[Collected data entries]
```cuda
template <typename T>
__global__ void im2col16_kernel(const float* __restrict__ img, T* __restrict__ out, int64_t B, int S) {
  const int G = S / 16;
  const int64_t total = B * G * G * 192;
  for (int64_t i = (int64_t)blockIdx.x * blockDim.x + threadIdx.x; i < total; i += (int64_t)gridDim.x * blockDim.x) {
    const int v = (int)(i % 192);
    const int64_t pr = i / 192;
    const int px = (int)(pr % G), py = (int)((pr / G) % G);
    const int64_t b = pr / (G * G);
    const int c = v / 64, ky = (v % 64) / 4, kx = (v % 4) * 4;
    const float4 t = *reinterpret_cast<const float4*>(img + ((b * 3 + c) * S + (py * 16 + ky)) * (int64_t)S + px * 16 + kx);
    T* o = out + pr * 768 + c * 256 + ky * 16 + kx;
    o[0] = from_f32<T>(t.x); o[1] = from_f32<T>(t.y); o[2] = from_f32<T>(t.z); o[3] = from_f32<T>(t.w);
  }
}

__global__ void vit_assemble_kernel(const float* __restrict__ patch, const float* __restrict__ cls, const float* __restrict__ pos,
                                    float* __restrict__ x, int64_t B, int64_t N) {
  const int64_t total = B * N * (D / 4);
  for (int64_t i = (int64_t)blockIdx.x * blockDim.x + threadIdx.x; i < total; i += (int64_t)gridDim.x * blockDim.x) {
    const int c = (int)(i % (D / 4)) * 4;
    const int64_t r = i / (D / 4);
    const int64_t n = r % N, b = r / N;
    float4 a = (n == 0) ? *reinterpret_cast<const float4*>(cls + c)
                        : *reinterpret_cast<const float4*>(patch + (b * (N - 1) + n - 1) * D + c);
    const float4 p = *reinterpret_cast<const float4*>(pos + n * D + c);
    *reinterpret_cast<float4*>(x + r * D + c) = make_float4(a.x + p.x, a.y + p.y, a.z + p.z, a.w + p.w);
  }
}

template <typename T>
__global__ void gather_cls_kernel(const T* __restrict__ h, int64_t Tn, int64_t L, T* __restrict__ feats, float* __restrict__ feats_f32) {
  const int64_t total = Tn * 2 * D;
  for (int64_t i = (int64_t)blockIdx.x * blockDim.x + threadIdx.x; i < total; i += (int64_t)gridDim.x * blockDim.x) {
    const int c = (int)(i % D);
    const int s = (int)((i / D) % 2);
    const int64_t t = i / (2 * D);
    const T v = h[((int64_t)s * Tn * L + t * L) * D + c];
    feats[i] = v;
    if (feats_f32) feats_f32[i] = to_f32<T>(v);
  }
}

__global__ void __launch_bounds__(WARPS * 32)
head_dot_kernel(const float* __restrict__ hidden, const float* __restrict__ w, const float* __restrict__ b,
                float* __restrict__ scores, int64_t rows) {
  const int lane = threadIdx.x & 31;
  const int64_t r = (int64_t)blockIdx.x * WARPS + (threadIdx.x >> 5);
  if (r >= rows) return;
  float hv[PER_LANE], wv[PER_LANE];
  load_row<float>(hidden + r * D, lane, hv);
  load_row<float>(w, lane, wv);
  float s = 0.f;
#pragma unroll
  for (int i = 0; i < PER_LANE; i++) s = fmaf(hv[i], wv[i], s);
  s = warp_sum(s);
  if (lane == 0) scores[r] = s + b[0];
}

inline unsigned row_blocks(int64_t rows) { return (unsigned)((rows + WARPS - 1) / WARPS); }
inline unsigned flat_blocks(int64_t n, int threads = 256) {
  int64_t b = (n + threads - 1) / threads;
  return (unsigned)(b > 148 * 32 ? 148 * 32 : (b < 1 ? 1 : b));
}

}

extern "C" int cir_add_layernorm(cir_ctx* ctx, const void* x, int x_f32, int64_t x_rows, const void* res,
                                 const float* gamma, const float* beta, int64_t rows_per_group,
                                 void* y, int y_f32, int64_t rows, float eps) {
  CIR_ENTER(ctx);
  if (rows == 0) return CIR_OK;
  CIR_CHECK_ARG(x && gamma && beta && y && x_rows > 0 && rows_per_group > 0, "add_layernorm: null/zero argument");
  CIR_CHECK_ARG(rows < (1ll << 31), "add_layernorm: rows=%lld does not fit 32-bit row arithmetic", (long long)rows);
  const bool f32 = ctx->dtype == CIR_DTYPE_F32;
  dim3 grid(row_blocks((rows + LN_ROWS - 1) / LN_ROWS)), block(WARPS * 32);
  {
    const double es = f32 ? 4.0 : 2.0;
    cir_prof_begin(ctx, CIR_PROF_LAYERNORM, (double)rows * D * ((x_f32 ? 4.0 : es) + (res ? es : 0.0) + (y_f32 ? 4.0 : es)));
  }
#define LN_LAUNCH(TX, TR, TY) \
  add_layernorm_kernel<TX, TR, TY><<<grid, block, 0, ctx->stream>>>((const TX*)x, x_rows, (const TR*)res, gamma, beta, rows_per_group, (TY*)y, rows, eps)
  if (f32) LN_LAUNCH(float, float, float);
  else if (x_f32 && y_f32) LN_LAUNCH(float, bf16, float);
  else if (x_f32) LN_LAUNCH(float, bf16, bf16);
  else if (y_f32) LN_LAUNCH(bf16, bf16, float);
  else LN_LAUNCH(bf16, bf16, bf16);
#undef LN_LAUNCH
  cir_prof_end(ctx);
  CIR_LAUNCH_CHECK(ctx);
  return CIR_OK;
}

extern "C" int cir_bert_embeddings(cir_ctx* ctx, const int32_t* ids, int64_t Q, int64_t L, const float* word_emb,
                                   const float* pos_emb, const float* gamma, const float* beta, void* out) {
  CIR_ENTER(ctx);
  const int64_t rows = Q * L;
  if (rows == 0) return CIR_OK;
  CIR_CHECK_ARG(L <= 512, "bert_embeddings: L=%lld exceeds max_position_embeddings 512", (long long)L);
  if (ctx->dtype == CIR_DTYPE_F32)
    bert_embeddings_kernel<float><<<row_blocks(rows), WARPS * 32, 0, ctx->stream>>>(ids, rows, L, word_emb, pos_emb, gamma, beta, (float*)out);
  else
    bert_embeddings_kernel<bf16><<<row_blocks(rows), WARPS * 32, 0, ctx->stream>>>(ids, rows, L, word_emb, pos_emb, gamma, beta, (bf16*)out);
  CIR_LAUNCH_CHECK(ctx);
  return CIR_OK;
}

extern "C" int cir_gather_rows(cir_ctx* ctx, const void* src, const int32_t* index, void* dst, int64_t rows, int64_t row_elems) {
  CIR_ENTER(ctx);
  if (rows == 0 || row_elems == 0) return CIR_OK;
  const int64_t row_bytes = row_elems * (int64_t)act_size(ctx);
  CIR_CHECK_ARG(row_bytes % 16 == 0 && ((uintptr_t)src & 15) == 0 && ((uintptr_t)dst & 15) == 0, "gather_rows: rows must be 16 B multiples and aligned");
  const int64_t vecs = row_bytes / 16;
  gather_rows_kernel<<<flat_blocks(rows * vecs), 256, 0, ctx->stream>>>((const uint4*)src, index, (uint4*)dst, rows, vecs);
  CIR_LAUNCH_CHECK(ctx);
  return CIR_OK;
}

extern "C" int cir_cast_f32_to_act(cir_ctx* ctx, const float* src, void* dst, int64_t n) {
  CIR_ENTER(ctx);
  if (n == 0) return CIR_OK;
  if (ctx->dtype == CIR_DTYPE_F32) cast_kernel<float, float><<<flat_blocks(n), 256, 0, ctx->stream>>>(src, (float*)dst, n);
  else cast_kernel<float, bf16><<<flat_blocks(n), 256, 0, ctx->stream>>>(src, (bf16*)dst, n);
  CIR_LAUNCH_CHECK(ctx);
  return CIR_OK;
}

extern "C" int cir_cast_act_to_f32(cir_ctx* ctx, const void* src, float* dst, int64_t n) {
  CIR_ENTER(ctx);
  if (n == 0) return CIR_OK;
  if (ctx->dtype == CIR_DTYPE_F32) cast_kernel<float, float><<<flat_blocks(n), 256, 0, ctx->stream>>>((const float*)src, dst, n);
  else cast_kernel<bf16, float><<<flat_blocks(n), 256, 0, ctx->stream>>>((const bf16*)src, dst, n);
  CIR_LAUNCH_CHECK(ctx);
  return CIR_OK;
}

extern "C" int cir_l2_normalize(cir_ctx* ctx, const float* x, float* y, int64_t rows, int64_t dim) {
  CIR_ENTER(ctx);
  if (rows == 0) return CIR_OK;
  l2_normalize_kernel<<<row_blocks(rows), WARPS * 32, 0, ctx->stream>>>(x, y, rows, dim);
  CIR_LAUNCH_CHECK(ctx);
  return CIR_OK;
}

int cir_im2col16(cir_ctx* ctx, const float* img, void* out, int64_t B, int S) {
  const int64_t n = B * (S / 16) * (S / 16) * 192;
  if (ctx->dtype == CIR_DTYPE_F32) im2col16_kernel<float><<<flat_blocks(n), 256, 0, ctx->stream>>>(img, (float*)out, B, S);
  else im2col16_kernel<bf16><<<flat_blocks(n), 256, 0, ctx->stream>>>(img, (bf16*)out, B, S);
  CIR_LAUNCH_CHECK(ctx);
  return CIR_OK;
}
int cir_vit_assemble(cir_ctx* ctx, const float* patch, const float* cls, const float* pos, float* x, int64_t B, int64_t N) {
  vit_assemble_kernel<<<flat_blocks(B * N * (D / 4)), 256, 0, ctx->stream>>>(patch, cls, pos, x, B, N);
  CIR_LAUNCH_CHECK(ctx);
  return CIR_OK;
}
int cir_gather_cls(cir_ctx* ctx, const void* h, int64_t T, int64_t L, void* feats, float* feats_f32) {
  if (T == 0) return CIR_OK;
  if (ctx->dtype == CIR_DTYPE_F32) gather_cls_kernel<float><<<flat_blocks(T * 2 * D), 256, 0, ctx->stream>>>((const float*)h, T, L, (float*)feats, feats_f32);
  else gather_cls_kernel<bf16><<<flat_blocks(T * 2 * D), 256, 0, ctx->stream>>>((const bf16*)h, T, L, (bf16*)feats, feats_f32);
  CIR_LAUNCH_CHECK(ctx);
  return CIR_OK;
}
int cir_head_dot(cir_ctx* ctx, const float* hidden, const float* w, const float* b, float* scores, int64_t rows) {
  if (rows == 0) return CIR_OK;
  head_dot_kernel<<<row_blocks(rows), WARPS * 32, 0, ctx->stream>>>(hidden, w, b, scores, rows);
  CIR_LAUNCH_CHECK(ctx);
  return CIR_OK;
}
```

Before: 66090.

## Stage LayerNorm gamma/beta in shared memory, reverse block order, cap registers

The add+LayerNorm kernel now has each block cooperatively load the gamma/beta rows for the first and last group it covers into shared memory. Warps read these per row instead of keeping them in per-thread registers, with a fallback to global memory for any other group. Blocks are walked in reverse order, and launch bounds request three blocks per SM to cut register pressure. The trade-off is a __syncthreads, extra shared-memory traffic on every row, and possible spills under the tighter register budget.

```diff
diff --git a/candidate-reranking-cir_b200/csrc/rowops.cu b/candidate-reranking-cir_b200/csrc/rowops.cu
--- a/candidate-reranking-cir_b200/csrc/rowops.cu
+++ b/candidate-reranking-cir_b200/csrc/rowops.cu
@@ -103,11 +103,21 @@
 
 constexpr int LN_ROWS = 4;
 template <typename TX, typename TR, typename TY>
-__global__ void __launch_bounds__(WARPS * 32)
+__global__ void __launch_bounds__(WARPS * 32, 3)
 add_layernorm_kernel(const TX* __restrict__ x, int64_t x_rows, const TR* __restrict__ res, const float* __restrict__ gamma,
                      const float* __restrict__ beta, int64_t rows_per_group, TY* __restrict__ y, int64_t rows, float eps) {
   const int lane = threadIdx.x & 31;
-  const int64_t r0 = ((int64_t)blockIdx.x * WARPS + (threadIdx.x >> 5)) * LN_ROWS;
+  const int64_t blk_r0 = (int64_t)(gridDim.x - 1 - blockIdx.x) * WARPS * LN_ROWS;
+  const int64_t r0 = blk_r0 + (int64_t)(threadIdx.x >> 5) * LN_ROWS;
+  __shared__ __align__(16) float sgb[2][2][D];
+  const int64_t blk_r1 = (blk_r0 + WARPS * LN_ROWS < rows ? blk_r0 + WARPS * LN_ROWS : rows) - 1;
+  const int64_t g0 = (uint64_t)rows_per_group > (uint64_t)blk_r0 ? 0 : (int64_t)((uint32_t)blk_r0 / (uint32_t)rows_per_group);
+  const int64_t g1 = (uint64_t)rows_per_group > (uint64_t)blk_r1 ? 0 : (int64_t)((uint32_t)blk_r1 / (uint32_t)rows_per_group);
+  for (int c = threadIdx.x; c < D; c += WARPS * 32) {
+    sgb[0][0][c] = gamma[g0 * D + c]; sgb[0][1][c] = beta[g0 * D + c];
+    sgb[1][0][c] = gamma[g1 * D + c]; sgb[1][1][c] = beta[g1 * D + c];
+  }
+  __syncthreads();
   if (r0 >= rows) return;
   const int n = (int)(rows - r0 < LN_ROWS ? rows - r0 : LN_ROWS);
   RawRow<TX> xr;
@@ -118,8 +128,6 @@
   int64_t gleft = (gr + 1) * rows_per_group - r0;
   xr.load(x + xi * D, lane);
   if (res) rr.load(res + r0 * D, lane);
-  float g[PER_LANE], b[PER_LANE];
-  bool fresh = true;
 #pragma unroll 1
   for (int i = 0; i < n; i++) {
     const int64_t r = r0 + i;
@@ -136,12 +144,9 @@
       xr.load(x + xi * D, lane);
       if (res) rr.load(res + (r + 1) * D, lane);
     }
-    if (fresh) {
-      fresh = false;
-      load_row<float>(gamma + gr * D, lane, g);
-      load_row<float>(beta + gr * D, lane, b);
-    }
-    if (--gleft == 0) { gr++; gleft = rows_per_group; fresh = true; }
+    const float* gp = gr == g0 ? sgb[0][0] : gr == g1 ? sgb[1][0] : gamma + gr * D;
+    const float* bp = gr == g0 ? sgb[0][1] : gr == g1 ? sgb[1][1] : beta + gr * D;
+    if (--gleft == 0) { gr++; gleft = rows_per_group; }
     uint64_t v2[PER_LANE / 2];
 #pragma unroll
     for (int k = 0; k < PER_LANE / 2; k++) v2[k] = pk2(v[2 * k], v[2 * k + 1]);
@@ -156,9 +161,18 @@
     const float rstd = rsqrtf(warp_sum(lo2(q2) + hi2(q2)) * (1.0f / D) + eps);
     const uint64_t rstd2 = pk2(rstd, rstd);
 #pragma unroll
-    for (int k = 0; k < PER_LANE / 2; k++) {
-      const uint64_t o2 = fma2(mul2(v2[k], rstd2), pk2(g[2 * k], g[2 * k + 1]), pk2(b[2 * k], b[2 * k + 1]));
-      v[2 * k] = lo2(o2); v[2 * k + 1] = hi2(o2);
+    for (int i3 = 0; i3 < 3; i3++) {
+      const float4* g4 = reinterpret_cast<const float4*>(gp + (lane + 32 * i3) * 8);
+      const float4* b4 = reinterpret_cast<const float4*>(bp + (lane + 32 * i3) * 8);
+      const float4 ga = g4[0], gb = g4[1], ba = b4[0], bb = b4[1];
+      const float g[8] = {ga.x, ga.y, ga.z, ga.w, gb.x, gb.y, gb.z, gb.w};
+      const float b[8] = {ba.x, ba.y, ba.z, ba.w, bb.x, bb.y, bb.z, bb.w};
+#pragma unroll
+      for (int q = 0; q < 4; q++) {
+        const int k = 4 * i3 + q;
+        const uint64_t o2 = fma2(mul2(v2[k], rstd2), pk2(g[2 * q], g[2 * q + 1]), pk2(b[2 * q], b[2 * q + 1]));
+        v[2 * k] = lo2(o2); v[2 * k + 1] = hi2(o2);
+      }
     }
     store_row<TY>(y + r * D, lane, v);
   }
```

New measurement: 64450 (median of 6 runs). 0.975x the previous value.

...

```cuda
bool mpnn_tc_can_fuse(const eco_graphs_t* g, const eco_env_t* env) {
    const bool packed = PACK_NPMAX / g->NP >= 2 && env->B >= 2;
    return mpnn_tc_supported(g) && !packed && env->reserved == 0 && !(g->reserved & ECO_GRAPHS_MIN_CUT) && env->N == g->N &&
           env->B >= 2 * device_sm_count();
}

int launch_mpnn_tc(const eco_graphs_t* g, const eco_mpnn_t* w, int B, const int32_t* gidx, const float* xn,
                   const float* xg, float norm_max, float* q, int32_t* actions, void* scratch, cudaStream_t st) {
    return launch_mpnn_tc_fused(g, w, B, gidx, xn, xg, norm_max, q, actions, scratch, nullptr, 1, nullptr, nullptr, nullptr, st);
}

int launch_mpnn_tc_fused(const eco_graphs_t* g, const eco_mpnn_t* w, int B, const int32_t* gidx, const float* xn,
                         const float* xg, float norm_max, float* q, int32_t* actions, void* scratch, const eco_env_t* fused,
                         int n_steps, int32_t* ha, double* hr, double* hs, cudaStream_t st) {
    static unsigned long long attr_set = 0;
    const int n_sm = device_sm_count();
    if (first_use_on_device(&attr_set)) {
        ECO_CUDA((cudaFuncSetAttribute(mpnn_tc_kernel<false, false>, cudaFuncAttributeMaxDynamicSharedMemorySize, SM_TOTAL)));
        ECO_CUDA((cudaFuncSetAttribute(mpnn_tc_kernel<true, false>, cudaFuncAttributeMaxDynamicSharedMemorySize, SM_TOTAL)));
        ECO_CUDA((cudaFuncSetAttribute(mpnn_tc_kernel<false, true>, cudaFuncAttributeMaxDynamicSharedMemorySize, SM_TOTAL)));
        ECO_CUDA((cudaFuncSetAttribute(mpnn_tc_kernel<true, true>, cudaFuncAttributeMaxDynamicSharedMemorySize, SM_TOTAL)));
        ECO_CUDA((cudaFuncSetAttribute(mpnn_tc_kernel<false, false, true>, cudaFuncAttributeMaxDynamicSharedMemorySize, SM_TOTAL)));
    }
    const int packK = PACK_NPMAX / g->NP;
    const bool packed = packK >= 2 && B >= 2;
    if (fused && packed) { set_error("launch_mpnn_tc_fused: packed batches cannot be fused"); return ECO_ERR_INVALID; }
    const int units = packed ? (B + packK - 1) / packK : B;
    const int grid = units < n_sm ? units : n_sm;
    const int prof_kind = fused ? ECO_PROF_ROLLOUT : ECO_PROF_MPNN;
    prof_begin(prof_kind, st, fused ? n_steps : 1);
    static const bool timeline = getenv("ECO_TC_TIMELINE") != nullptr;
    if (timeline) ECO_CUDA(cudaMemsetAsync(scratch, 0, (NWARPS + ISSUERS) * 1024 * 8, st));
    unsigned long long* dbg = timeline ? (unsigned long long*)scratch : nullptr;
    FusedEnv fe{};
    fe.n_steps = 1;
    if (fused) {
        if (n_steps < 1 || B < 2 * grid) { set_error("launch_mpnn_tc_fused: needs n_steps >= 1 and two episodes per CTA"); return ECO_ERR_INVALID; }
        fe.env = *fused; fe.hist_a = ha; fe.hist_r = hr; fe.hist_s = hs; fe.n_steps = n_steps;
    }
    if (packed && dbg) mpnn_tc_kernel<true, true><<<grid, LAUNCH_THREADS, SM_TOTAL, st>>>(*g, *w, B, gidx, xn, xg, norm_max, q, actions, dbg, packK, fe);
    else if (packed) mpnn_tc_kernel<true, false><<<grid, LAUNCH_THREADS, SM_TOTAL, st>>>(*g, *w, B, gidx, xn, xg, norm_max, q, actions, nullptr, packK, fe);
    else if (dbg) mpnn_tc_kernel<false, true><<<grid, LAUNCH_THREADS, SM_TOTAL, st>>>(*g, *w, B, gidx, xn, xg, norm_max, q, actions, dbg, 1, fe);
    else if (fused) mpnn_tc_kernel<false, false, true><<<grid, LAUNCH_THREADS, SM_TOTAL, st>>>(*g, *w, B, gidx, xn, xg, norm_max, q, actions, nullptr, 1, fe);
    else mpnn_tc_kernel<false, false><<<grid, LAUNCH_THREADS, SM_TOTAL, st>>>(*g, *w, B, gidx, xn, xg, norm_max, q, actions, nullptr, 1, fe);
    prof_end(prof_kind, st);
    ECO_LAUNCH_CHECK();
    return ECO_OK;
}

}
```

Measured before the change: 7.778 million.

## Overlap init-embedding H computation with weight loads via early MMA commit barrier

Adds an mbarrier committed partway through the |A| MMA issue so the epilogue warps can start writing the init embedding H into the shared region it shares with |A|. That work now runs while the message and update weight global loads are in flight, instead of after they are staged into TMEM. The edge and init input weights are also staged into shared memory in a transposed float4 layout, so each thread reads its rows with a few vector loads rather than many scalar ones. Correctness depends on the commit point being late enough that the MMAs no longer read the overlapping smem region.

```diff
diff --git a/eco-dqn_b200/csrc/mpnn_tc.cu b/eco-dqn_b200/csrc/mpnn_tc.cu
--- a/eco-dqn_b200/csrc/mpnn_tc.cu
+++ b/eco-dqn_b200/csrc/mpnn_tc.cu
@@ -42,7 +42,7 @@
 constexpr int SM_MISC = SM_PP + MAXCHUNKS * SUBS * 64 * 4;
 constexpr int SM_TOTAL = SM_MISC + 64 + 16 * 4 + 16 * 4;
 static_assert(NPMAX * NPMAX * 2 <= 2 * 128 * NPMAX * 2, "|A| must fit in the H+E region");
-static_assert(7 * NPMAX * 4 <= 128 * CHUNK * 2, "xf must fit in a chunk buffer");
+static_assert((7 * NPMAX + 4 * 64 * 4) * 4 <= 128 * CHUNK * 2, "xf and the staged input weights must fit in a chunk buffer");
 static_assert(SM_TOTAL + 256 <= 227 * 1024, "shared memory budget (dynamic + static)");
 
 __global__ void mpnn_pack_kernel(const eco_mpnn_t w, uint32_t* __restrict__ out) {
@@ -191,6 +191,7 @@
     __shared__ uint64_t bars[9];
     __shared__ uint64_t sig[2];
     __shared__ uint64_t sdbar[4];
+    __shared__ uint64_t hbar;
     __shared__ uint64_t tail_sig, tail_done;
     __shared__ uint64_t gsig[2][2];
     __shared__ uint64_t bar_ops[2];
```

Your goal:
The total, and only the total: count the lines above that contain "csrc".

Task answer:
6